§ **PROBLEM TO SOLVE**:
After locating the line that contains "constexpr int PIX_PER_IT" in the records below, write out exactly that line and each line after it through the one that contains "const int IH", and nothing else.

§ **DATA TO PROCESS**:
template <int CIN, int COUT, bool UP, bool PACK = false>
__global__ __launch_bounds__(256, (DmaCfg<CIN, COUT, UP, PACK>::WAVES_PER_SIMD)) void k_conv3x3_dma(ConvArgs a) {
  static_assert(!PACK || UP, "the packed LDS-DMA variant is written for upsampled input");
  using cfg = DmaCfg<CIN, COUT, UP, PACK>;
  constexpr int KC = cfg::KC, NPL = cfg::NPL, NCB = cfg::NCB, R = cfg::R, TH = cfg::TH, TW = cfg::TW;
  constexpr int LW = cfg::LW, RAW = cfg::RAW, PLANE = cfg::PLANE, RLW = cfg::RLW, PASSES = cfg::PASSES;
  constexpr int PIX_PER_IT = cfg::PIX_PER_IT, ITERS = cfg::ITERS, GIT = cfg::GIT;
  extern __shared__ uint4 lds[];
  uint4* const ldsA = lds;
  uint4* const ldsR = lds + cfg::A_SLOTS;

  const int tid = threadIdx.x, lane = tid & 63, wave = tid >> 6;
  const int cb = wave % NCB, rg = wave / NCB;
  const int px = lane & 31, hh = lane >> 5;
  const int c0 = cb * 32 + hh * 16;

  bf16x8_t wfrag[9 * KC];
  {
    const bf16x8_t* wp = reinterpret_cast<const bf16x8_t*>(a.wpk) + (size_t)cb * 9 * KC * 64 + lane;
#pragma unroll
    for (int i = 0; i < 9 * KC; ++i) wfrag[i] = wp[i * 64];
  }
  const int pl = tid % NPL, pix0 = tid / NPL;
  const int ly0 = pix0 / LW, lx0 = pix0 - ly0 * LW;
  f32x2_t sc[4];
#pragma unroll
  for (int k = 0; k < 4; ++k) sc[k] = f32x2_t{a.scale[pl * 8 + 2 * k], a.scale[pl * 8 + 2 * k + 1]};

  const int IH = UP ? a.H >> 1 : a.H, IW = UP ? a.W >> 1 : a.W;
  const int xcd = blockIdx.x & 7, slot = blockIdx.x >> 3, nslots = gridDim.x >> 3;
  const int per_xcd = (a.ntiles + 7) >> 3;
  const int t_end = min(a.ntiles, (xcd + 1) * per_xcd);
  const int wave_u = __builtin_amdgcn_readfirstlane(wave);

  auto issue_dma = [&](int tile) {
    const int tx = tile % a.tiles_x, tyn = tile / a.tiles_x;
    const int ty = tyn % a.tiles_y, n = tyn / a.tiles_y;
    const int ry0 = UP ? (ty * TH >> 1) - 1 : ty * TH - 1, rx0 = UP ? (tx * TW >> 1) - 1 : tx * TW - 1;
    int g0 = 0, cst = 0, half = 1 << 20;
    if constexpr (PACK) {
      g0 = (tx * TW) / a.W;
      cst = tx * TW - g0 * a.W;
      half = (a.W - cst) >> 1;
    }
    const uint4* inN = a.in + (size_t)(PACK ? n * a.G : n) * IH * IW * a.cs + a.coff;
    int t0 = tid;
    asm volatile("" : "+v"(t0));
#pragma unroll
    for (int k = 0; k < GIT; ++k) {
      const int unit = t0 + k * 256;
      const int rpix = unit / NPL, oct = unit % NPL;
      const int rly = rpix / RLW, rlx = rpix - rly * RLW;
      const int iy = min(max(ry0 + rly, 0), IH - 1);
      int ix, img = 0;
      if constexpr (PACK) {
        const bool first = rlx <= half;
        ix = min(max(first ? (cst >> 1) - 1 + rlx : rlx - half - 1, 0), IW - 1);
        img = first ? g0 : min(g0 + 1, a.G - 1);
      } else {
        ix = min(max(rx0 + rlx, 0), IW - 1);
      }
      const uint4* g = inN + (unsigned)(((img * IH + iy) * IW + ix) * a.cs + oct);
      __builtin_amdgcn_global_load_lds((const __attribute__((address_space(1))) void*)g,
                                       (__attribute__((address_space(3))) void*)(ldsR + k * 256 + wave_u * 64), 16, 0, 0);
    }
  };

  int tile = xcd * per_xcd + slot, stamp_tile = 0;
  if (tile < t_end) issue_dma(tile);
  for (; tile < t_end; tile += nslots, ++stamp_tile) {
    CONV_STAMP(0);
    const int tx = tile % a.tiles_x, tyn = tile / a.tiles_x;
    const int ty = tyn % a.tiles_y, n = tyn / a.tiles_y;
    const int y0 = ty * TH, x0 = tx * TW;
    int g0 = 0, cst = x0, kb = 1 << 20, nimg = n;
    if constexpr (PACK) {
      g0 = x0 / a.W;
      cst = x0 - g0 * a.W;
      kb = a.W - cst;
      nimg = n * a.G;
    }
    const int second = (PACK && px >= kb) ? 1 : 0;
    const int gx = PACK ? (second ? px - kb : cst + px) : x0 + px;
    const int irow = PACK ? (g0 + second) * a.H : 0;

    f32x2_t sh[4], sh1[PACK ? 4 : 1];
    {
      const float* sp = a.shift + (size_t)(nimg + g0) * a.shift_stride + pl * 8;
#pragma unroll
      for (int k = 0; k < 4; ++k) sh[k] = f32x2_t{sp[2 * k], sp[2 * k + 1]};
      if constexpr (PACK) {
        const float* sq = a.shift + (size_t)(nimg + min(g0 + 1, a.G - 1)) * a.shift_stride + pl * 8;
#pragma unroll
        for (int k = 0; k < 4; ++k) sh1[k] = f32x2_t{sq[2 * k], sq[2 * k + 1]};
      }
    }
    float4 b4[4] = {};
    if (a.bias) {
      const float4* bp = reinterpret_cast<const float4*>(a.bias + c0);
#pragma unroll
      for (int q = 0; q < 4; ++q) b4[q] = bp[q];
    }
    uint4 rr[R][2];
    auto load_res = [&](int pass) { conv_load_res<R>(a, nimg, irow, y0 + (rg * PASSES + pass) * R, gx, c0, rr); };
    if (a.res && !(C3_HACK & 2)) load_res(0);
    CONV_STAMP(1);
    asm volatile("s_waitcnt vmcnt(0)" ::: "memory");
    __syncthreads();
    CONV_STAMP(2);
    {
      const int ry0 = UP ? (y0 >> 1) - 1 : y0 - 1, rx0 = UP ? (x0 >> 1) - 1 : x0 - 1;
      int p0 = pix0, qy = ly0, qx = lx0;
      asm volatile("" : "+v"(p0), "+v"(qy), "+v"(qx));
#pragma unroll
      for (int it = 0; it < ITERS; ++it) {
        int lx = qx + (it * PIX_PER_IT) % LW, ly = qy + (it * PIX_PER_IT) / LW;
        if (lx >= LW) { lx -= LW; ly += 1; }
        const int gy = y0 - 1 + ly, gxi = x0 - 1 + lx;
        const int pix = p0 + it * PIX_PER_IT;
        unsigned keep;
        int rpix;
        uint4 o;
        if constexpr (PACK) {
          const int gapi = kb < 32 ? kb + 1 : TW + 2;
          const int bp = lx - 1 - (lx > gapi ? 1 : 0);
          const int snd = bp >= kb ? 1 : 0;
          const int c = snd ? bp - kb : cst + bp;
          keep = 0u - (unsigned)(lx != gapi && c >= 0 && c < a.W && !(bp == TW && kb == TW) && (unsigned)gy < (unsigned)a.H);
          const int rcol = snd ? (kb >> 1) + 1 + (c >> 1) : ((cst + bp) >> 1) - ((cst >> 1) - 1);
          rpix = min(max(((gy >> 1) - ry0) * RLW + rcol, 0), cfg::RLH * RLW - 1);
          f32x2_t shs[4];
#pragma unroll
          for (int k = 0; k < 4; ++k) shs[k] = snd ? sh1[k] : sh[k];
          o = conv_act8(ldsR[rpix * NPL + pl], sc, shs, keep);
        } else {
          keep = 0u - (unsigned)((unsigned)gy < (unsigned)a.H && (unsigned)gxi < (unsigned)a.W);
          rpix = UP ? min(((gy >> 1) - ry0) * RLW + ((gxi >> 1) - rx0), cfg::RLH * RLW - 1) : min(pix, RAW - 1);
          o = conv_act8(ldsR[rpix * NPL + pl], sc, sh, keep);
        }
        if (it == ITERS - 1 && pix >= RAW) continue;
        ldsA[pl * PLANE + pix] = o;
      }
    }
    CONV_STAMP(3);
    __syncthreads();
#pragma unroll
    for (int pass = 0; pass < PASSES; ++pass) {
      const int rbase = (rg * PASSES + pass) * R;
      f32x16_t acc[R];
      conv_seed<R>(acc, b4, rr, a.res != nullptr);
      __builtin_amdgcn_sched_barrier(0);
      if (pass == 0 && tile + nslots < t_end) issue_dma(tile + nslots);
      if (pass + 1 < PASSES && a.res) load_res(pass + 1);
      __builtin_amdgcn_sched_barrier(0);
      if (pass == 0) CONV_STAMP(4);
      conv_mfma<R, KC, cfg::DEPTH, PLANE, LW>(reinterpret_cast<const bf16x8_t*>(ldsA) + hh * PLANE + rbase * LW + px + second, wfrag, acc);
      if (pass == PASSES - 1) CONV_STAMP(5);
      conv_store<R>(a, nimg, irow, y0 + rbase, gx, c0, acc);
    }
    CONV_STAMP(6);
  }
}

§ **COMPLETED EXERCISE**:
  constexpr int PIX_PER_IT = cfg::PIX_PER_IT, ITERS = cfg::ITERS, GIT = cfg::GIT;
  extern __shared__ uint4 lds[];
  uint4* const ldsA = lds;
  uint4* const ldsR = lds + cfg::A_SLOTS;

  const int tid = threadIdx.x, lane = tid & 63, wave = tid >> 6;
  const int cb = wave % NCB, rg = wave / NCB;
  const int px = lane & 31, hh = lane >> 5;
  const int c0 = cb * 32 + hh * 16;

  bf16x8_t wfrag[9 * KC];
  {
    const bf16x8_t* wp = reinterpret_cast<const bf16x8_t*>(a.wpk) + (size_t)cb * 9 * KC * 64 + lane;
#pragma unroll
    for (int i = 0; i < 9 * KC; ++i) wfrag[i] = wp[i * 64];
  }
  const int pl = tid % NPL, pix0 = tid / NPL;
  const int ly0 = pix0 / LW, lx0 = pix0 - ly0 * LW;
  f32x2_t sc[4];
#pragma unroll
  for (int k = 0; k < 4; ++k) sc[k] = f32x2_t{a.scale[pl * 8 + 2 * k], a.scale[pl * 8 + 2 * k + 1]};

  const int IH = UP ? a.H >> 1 : a.H, IW = UP ? a.W >> 1 : a.W;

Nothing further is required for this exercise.